No worries, Stan. Thanks for clarifying. I’ll take part of the blame for inferring things wrong. And all of the blame for not understanding :)
Although you don’t gree, I think she’s right about like! It annoys me greatly, both as a filler (Australians do that a lot) or as a subsitute for as or as if, which most young New Zealanders and Americans seem to have never heard of!
And that would appear to be the point of the book — to give aid and comfort to people who like to complain about other people’s use of their own language. Again, I am surprised this is something Stan approves of.
Like has been used in place of ‘as’ or ‘as if’ since Chaucer, though today, as the American Heritage Dictionary notes, the usage has ‘a somewhat informal or conversational flavor’. Jespersen reported it in the prose of Keats, Emily Brontë, Thackeray, George Eliot, Dickens, Kipling, Shaw, and others.

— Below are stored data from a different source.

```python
RGP_F32, RGP_BF16 = 0, 1
RGP_ETIMEOUT = -5
RGP_GRCN_SAVE_FOR_BACKWARD, RGP_GRCN_PER_STEP, RGP_GRCN_UNFOLDED_HEAD = 1, 2, 4
RGP_C3D_SAVE_FOR_BACKWARD, RGP_C3D_KERNELS_IGEMM, RGP_C3D_KERNELS_TILE128, RGP_C3D_CONV2A_ROWWISE = 1, 2, 4, 8
RGP_C3DCONV_SAVE_FOR_BACKWARD, RGP_C3DCONV_STAGED, RGP_C3DCONV_FUSED = 1, 2, 4
RGP_LSTM_SAVE_FOR_BACKWARD, RGP_LSTM_PER_STEP, RGP_LSTM_PERSISTENT, RGP_LSTM_BPTT_PERSISTENT = 1, 2, 4, 8
RGP_GRCN77_SAVE_FOR_BACKWARD, RGP_GRCN77_PER_STEP = 1, 2
RGP_FAULT_SEQ_LOST_MEMBER, RGP_FAULT_BPTT_LOST_MEMBER = 1, 2
RGP_ACTION_NN, RGP_ACTION_SVM = 0, 1
RGP_ACTION_USE_GAZEMAP, RGP_ACTION_SAVE_FOR_BACKWARD, RGP_ACTION_UNFUSED = 1, 2, 4
RGP_GRCN_GRADS_TOP, RGP_GRCN_GRADS_GRU, RGP_GRCN_GRADS_PROJ = 0, 1, 2
RGP_SQNORM_PARTIALS = 256
RGP_METRICS_MAX_PIX, RGP_METRICS_MAX_FIX, RGP_METRICS_MAX_THRESHOLDS, RGP_METRICS_COUNT = 4096, 256, 1024, 6
METRIC_BITS = {'sim': 1, 'cc': 2, 'AUC_Judd': 4, 'AUC_Borji': 8, 'AUC_shuffled': 16, 'NSS': 32}
METRIC_ROWS = {'sim': 0, 'cc': 1, 'AUC_Judd': 2, 'AUC_Borji': 3, 'AUC_shuffled': 4, 'NSS': 5}
RGP_METRICS_DEVICE_DRAWS, RGP_METRICS_NO_JITTER, RGP_METRICS_PRED_F64, RGP_METRICS_GT_F64 = 1, 2, 4, 8
RGP_GTMAPS_MAX_PIX, RGP_GTMAPS_MAX_OBSERVERS, RGP_GTMAPS_MAX_RADIUS = 4096, 32, 32
DTYPES = {'f32': RGP_F32, 'fp32': RGP_F32, 'float32': RGP_F32, 'bf16': RGP_BF16, 'bfloat16': RGP_BF16}
# ... 133 lines not shown
    'rgp_lstm_bptt_persistent_workgroups': (c_int, [c_void_p]),
    'rgp_lstm_read_buffer': (c_int, [c_void_p, c_char_p, c_void_p, c_void_p]),
    'rgp_lstm_buffer_elems': (c_size_t, [c_void_p, c_char_p]),
    'rgp_grcn77_create': (c_int, [ctypes.POINTER(c_void_p), c_int, c_int, c_int, c_int]),
    'rgp_grcn77_destroy': (c_int, [c_void_p]),
    'rgp_grcn77_workspace_bytes': (c_size_t, [c_void_p]),
    'rgp_grcn77_bind_workspace': (c_int, [c_void_p, c_void_p, c_size_t, c_void_p]),
    'rgp_grcn77_set_weights': (c_int, [c_void_p, ctypes.POINTER(Grcn77Weights), c_void_p]),
    'rgp_grcn77_forward': (c_int, [c_void_p, c_void_p, c_void_p, c_void_p, c_void_p]),
    'rgp_grcn77_forward_rows': (c_int, [c_void_p, c_void_p, c_void_p, c_void_p, c_void_p]),
    'rgp_grcn77_state_elems': (c_size_t, [c_void_p]),
    'rgp_grcn77_forward_stream': (c_int, [c_void_p, c_void_p, c_void_p, c_void_p, c_void_p, c_int, c_void_p, c_void_p, c_void_p]),
    'rgp_grcn77_backward': (c_int, [c_void_p, c_void_p, c_void_p, c_void_p, ctypes.POINTER(Grcn77Weights), c_int, c_void_p]),
    'rgp_grcn77_backward_input': (c_int, [c_void_p, c_void_p, c_void_p]),
    'rgp_grcn77_status': (c_int, [c_void_p, c_void_p]),
    'rgp_grcn77_persistent_workgroups': (c_int, [c_void_p]),
    'rgp_grcn77_read_buffer': (c_int, [c_void_p, c_char_p, c_void_p, c_void_p]),
    'rgp_grcn77_buffer_elems': (c_size_t, [c_void_p, c_char_p]),
    'rgp_grcn77_head_fwd': (c_int, [c_void_p, c_void_p, c_void_p, c_void_p, c_void_p]),
    'rgp_shallownet_create_ex': (c_int, [ctypes.POINTER(c_void_p), c_int, c_int, c_int, c_int]),
    'rgp_shallownet_backward': (c_int, [c_void_p, c_int, c_void_p, ctypes.POINTER(ShallowNetWeights), c_void_p]),
    'rgp_shallownet_create': (c_int, [ctypes.POINTER(c_void_p), c_int, c_int, c_int]),
    'rgp_shallownet_destroy': (c_int, [c_void_p]),
    'rgp_shallownet_workspace_bytes': (c_size_t, [c_void_p]),
    'rgp_shallownet_bind_workspace': (c_int, [c_void_p, c_void_p, c_size_t, c_void_p]),
    'rgp_shallownet_set_weights': (c_int, [c_void_p, ctypes.POINTER(ShallowNetWeights), c_void_p]),
    'rgp_shallownet_forward': (c_int, [c_void_p, c_void_p, c_int, c_void_p, c_void_p, c_void_p]),
    'rgp_cascade_create': (c_int, [ctypes.POINTER(c_void_p), c_int, c_int, c_int, c_int]),
    'rgp_cascade_destroy': (c_int, [c_void_p]),
    'rgp_cascade_workspace_bytes': (c_size_t, [c_void_p]),
    'rgp_cascade_bind_workspace': (c_int, [c_void_p, c_void_p, c_size_t, c_void_p]),
    'rgp_cascade_set_weights': (c_int, [c_void_p, ctypes.POINTER(CascadeWeights), c_void_p]),
    'rgp_cascade_forward': (c_int, [c_void_p, c_void_p, c_void_p, c_void_p, c_void_p]),
    'rgp_cascade_read_buffer': (c_int, [c_void_p, c_char_p, c_void_p, c_void_p]),
    'rgp_cascade_create_ex': (c_int, [ctypes.POINTER(c_void_p), c_int, c_int, c_int, c_int, c_int]),
    'rgp_cascade_backward': (c_int, [c_void_p, c_void_p, c_void_p, ctypes.POINTER(CascadeWeights), c_void_p, c_void_p]),
    'rgp_c3d_create': (c_int, [ctypes.POINTER(c_void_p), c_int, c_int]),
    'rgp_c3d_destroy': (c_int, [c_void_p]),
    'rgp_c3d_workspace_bytes': (c_size_t, [c_void_p]),
    'rgp_c3d_bind_workspace': (c_int, [c_void_p, c_void_p, c_size_t, c_void_p]),
    'rgp_c3d_set_weights': (c_int, [c_void_p, ctypes.POINTER(C3DWeights), c_void_p]),
    'rgp_c3d_forward': (c_int, [c_void_p, c_void_p, c_int, c_void_p, c_void_p, c_void_p]),
    'rgp_c3d_forward_frames': (c_int, [c_void_p, c_void_p, c_int, c_int, c_int, ctypes.POINTER(c_int), c_int, c_void_p,
                                       c_void_p, c_void_p, c_void_p]),
    'rgp_c3d_frames_to_video': (c_int, [c_void_p, c_void_p, c_int, c_int, c_int, ctypes.POINTER(c_int), c_int, c_void_p,
                                        c_void_p, c_void_p]),
    'rgp_c3d_create_ex': (c_int, [ctypes.POINTER(c_void_p), c_int, c_int, c_int]),
    'rgp_c3d_param_elems': (c_size_t, [c_void_p]),
    'rgp_c3d_param_offset': (c_size_t, [c_void_p, c_int, c_int]),
    'rgp_c3d_backward': (c_int, [c_void_p, c_void_p, c_void_p, c_int, c_void_p, c_void_p]),
    'rgp_c3d_read_grad_image': (c_int, [c_void_p, c_int, c_int, c_void_p, c_void_p]),
    'rgp_c3d_read_layer': (c_int, [c_void_p, c_int, c_int, c_void_p, c_void_p]),
    'rgp_c3d_layer_elems': (c_size_t, [c_void_p, c_int, c_int]),
    'rgp_grcn_backward': (c_int, [c_void_p, c_void_p, c_void_p, c_void_p, ctypes.POINTER(GrcnWeights), c_int, c_void_p]),
    'rgp_adam_clip_step': (c_int, [c_void_p, c_void_p, c_void_p, c_void_p, ctypes.c_longlong, c_void_p, c_int,
                                   ctypes.c_float, ctypes.c_float, ctypes.c_float, ctypes.c_float, ctypes.c_float,
                                   c_void_p, c_void_p]),
    'rgp_global_sqnorm': (c_int, [c_void_p, ctypes.c_longlong, c_void_p, c_void_p]),
    'rgp_adam_clip_step_ext': (c_int, [c_void_p, c_void_p, c_void_p, c_void_p, ctypes.c_longlong, c_void_p, c_int, c_int,
                                       ctypes.c_float, ctypes.c_float, ctypes.c_float, ctypes.c_float, ctypes.c_float,
                                       c_void_p, c_void_p]),
    'rgp_lr_schedule_step': (c_int, [c_void_p, ctypes.c_float, ctypes.c_float, c_int, ctypes.c_float, ctypes.c_float,
                                     c_void_p, c_void_p]),
    'rgp_adam_clip_step_dev': (c_int, [c_void_p, c_void_p, c_void_p, c_void_p, ctypes.c_longlong, c_void_p, c_int, c_void_p,
                                       ctypes.c_float, ctypes.c_float, ctypes.c_float, ctypes.c_float, c_void_p, c_void_p]),
    'rgp_momentum_clip_step': (c_int, [c_void_p, c_void_p, c_void_p, ctypes.c_longlong, c_void_p, c_int, ctypes.c_float,
                                       ctypes.c_float, ctypes.c_float, c_void_p, c_void_p]),
    'rgp_rmsprop_clip_step': (c_int, [c_void_p, c_void_p, c_void_p, c_void_p, ctypes.c_longlong, c_void_p, c_int,
                                      ctypes.c_float, ctypes.c_float, ctypes.c_float, ctypes.c_float, ctypes.c_float,
                                      c_void_p, c_void_p]),
    'rgp_l2_loss_fwd': (c_int, [c_void_p, c_void_p, ctypes.c_longlong, c_int, c_void_p, c_void_p, c_void_p]),
    'rgp_dropout_mask': (c_int, [c_void_p, ctypes.c_longlong, ctypes.c_float, ctypes.c_ulonglong, ctypes.c_ulonglong, c_void_p]),
    'rgp_metrics_workspace_bytes': (c_size_t, [c_int, c_int, c_int, ctypes.c_uint]),
    'rgp_saliency_scores': (c_int, [ctypes.POINTER(MetricsArgs), c_void_p]),
    'rgp_metrics_status': (c_int, [c_void_p, c_void_p]),
    'rgp_gtmaps_workspace_bytes': (c_size_t, []),
    'rgp_gazemaps_from_fixations': (c_int, [ctypes.POINTER(GtmapsArgs), c_void_p]),
    'rgp_gtmaps_status': (c_int, [c_void_p, c_void_p]),
    'rgp_dropout_apply': (c_int, [c_void_p, c_void_p, ctypes.c_longlong, ctypes.c_float, c_void_p]),
    'rgp_fcgru_set_dropout': (c_int, [c_void_p, ctypes.c_float, c_void_p]),
    'rgp_cascade_set_dropout': (c_int, [c_void_p, ctypes.c_float, c_void_p]),
    'rgp_c3d_wait_layer_grads': (c_int, [c_void_p, c_int, c_void_p]),
    'rgp_grcn_wait_grads': (c_int, [c_void_p, c_int, c_void_p]),
    'rgp_grcn_grads_top_early': (c_int, [c_void_p]),
    'rgp_grcn_persistent_workgroups': (c_int, [c_void_p]),
    'rgp_grcn_profile_enable': (c_int, [c_void_p, c_int]),
    'rgp_grcn_profile_read': (c_int, [c_void_p, ctypes.POINTER(ctypes.c_double), ctypes.POINTER(ctypes.c_longlong)]),
    'rgp_c3d_profile_enable': (c_int, [c_void_p, c_int]),
    'rgp_c3d_profile_read': (c_int, [c_void_p, ctypes.POINTER(ctypes.c_double), ctypes.POINTER(ctypes.c_longlong)]),
    'rgp_action_create': (c_int, [ctypes.POINTER(c_void_p), c_int, c_int, c_int, c_int, c_int]),
    'rgp_action_destroy': (c_int, [c_void_p]),
    'rgp_action_workspace_bytes': (c_size_t, [c_void_p]),
    'rgp_action_bind_workspace': (c_int, [c_void_p, c_void_p, c_size_t, c_void_p]),
    'rgp_action_set_weights': (c_int, [c_void_p, ctypes.POINTER(ActionWeights), c_void_p]),
    'rgp_action_get_weights': (c_int, [c_void_p, ctypes.POINTER(ActionWeights), c_void_p]),
    'rgp_action_bind_slots': (c_int, [c_void_p, ctypes.POINTER(ActionWeights), ctypes.POINTER(ActionWeights)]),
    'rgp_action_forward': (c_int, [c_void_p, c_void_p, c_void_p, c_void_p, c_void_p, c_void_p]),
    'rgp_action_forward_rows': (c_int, [c_void_p, c_void_p, c_void_p, c_void_p, c_void_p, c_void_p]),
    'rgp_action_loss': (c_int, [c_void_p, c_void_p, c_void_p, c_void_p]),
    'rgp_action_train_step': (c_int, [c_void_p, c_void_p, c_void_p, c_void_p, c_int, ctypes.c_float, c_void_p, c_void_p]),
    'rgp_action_fc1_fwd': (c_int, [c_void_p, c_void_p, c_void_p, c_void_p]),
    'rgp_action_tail': (c_int, [c_void_p, c_void_p, c_void_p]),
    'rgp_action_fc1_update': (c_int, [c_void_p, c_void_p, c_void_p, c_void_p, c_int, ctypes.c_float, c_void_p]),
    'rgp_action_read_buffer': (c_int, [c_void_p, c_char_p, c_void_p, c_void_p]),
    'rgp_action_buffer_elems': (c_size_t, [c_void_p, c_char_p]),
}
# ... 50 lines not shown
```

In a previous post about like as a conjunction (and as as a related hypercorrection), I wrote that it ‘grew in popularity in the 19th–20thC, after a period of relatively low use, and this probably fuelled the backlash’ – which unfortunately continues today. There’s really nothing wrong with it.
My problem with it is that it’s ubiquitous and here in New Zealand has completely replaced as, giving rise to some very odd constructions! “The same dress like she was wearing” which sounds like some kind of pidgin to me but was said by an ‘educated’ upper-class lady about a cocktail party!
Of course I know language evolves, I work in the area, however when it evolves in the direction of ambiguity and confuses my students, I tend to put much less stock in American dictionaries and American dialect than I do in practicality.